I guess it might have done yes. I don't think without forensic analysis we'll know for sure, and it doesn't actually matter after all.
Here ends the thread.....right?
It isn't. Well, not really. The hold has definitely broken off, but I admit that when my rage subsided, I realised that it was perfect material for a lengthy thread on UKC!
Don't forget the fatties and numpties.
it has still made you look like a prize chump though.
Not to me it hasn't. A bit more passion like this and we may reduce the rate of breaks and better still cut the risks of people hurting themselves.

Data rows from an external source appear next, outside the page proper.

@@ -373,8 +387,9 @@
                             else if (n4 == 6) asm volatile("s_waitcnt lgkmcnt(6)" : "+v"(fa[i & 1][1]));
                             else asm volatile("s_waitcnt lgkmcnt(8)" : "+v"(fa[i & 1][1]));
                         } else if (k == 0) asm volatile("" : "+v"(fb[bs][pxb]));
-                        if (V6_ABL & 1) asm volatile("" : "+v"(acc[qt * 2 + k][pxb]) : "v"(fa[i & 1][k]), "v"(fb[bs][pxb]));
-                        else acc[qt * 2 + k][pxb] = __builtin_amdgcn_mfma_f32_16x16x32_bf16(fb[bs][pxb], fa[i & 1][k], acc[qt * 2 + k][pxb], 0, 0, 0);
+                        const int cb = (qt * 2 + k) & (NCB - 1);
+                        if (V6_ABL & 1) asm volatile("" : "+v"(acc[cb][pxb]) : "v"(fa[i & 1][k]), "v"(fb[bs][pxb]));
+                        else acc[cb][pxb] = __builtin_amdgcn_mfma_f32_16x16x32_bf16(fb[bs][pxb], fa[i & 1][k], acc[cb][pxb], 0, 0, 0);
                         if (g < 2 && a_next) load_a1(i + 1, g);
                         if (g >= 2 && g < 6 && b_cur) load_b1(tap + 1, g - 2);
                         if (g == 7 && i < N_ITEMS) issue_item(i);
@@ -385,14 +400,14 @@
                 V6_ST(sb_ + 1);
                 wait_vm6_rt(halo_out);
                 V6_ST(sb_ + 2);
-                if (tg == 2 && cc == NCC - 1 && (V6_ABL & 2)) {
+                if (!WD && tg == 2 && cc == NCC - 1 && (V6_ABL & 2)) {
 #pragma unroll
                     for (int cb = 0; cb < NCB; ++cb)
 #pragma unroll
                         for (int pxb = 0; pxb < 4; ++pxb) asm volatile("" :: "v"(acc[cb][pxb]));
                 }
                 if constexpr (X3) {
-                if (tg == 2 && cc == NCC - 1 && !(V6_ABL & 2)) {
+                if (!WD && tg == 2 && cc == NCC - 1 && !(V6_ABL & 2)) {
                     __builtin_amdgcn_s_waitcnt(0x0F70);
                     int le = lane;
                     asm volatile("" : "+v"(le));
@@ -523,10 +538,18 @@
                 stamp_on = so_;
 #endif
             };
-            stage(std::integral_constant<int, 0>{});
-            stage(std::integral_constant<int, 1>{});
-            stage(std::integral_constant<int, 2>{});
-            if (X3) { if (++ps == 3) { ps = 0; ++c; } } else ++c;
+            if (WIDE && ps == 0) {
+                if constexpr (WIDE) {
+                    stage(std::integral_constant<int, 0>{}, std::true_type{});
+                    stage(std::integral_constant<int, 1>{}, std::true_type{});
+                    stage(std::integral_constant<int, 2>{}, std::true_type{});
+                }
+            } else {
+                stage(std::integral_constant<int, 0>{}, std::false_type{});
+                stage(std::integral_constant<int, 1>{}, std::false_type{});
+                stage(std::integral_constant<int, 2>{}, std::false_type{});
+            }
+            v6_advance(WALK, c, ps);
         }
         cur_m = nxt_m; cur_t = nxt_t;
     }
diff --git a/highres-net_amd/hrnet_hip/csrc/v6_schedule.h b/highres-net_amd/hrnet_hip/csrc/v6_schedule.h
--- /dev/null
+++ b/highres-net_amd/hrnet_hip/csrc/v6_schedule.h
@@ -0,0 +1,78 @@
+#pragma once
+
+#if defined(__HIPCC__)
+#define V6S_FN __host__ __device__ __forceinline__ constexpr
+#else
+#define V6S_FN inline constexpr
+#endif
+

It also highlighted Simon Caldwell's comment.... I'd still be interested in that thread even though it goes against what I'd expect from experience...I've never not seen comparative calculations. It is of course irrelevant to this case as no one sensible would stick passive gear on the very end of a flake.
Found it. It was the RU flake break discussion. The conclusion was cams exert the same force as a wedge in frictionless rock but as friction increases the situation changes with cams being much worse on grit flakes.
This may be true, but the crux of the matter is that if a flake flexes due to pressure from a nut, the nut will pull though. With a cam, the flake will keep on flexing until someing gives,
Are you mad? that is clearly the work of a suicide puffin, cant you tell the difference?
Thank you!!! I am so sorry for my extremely rash and careless statement - I will call in the bird specialists (ornithologists? opthalmologists?) to confirm your no doubt correct analysis - many thanks!!!
Coincidentally a suicide pigeon flew off with my cheese sandwich this evening, what are the odds?!?!
Every integer that when divided by two does not give another integer.
Depends ....can't see solid connected rock flexing much (like the middle of the RU flake that snapped), long spike flakes maybe (like the HC break).
Am I to assume the hold now has pride of place in your rockery? Or perhaps you're planning to glue it back on?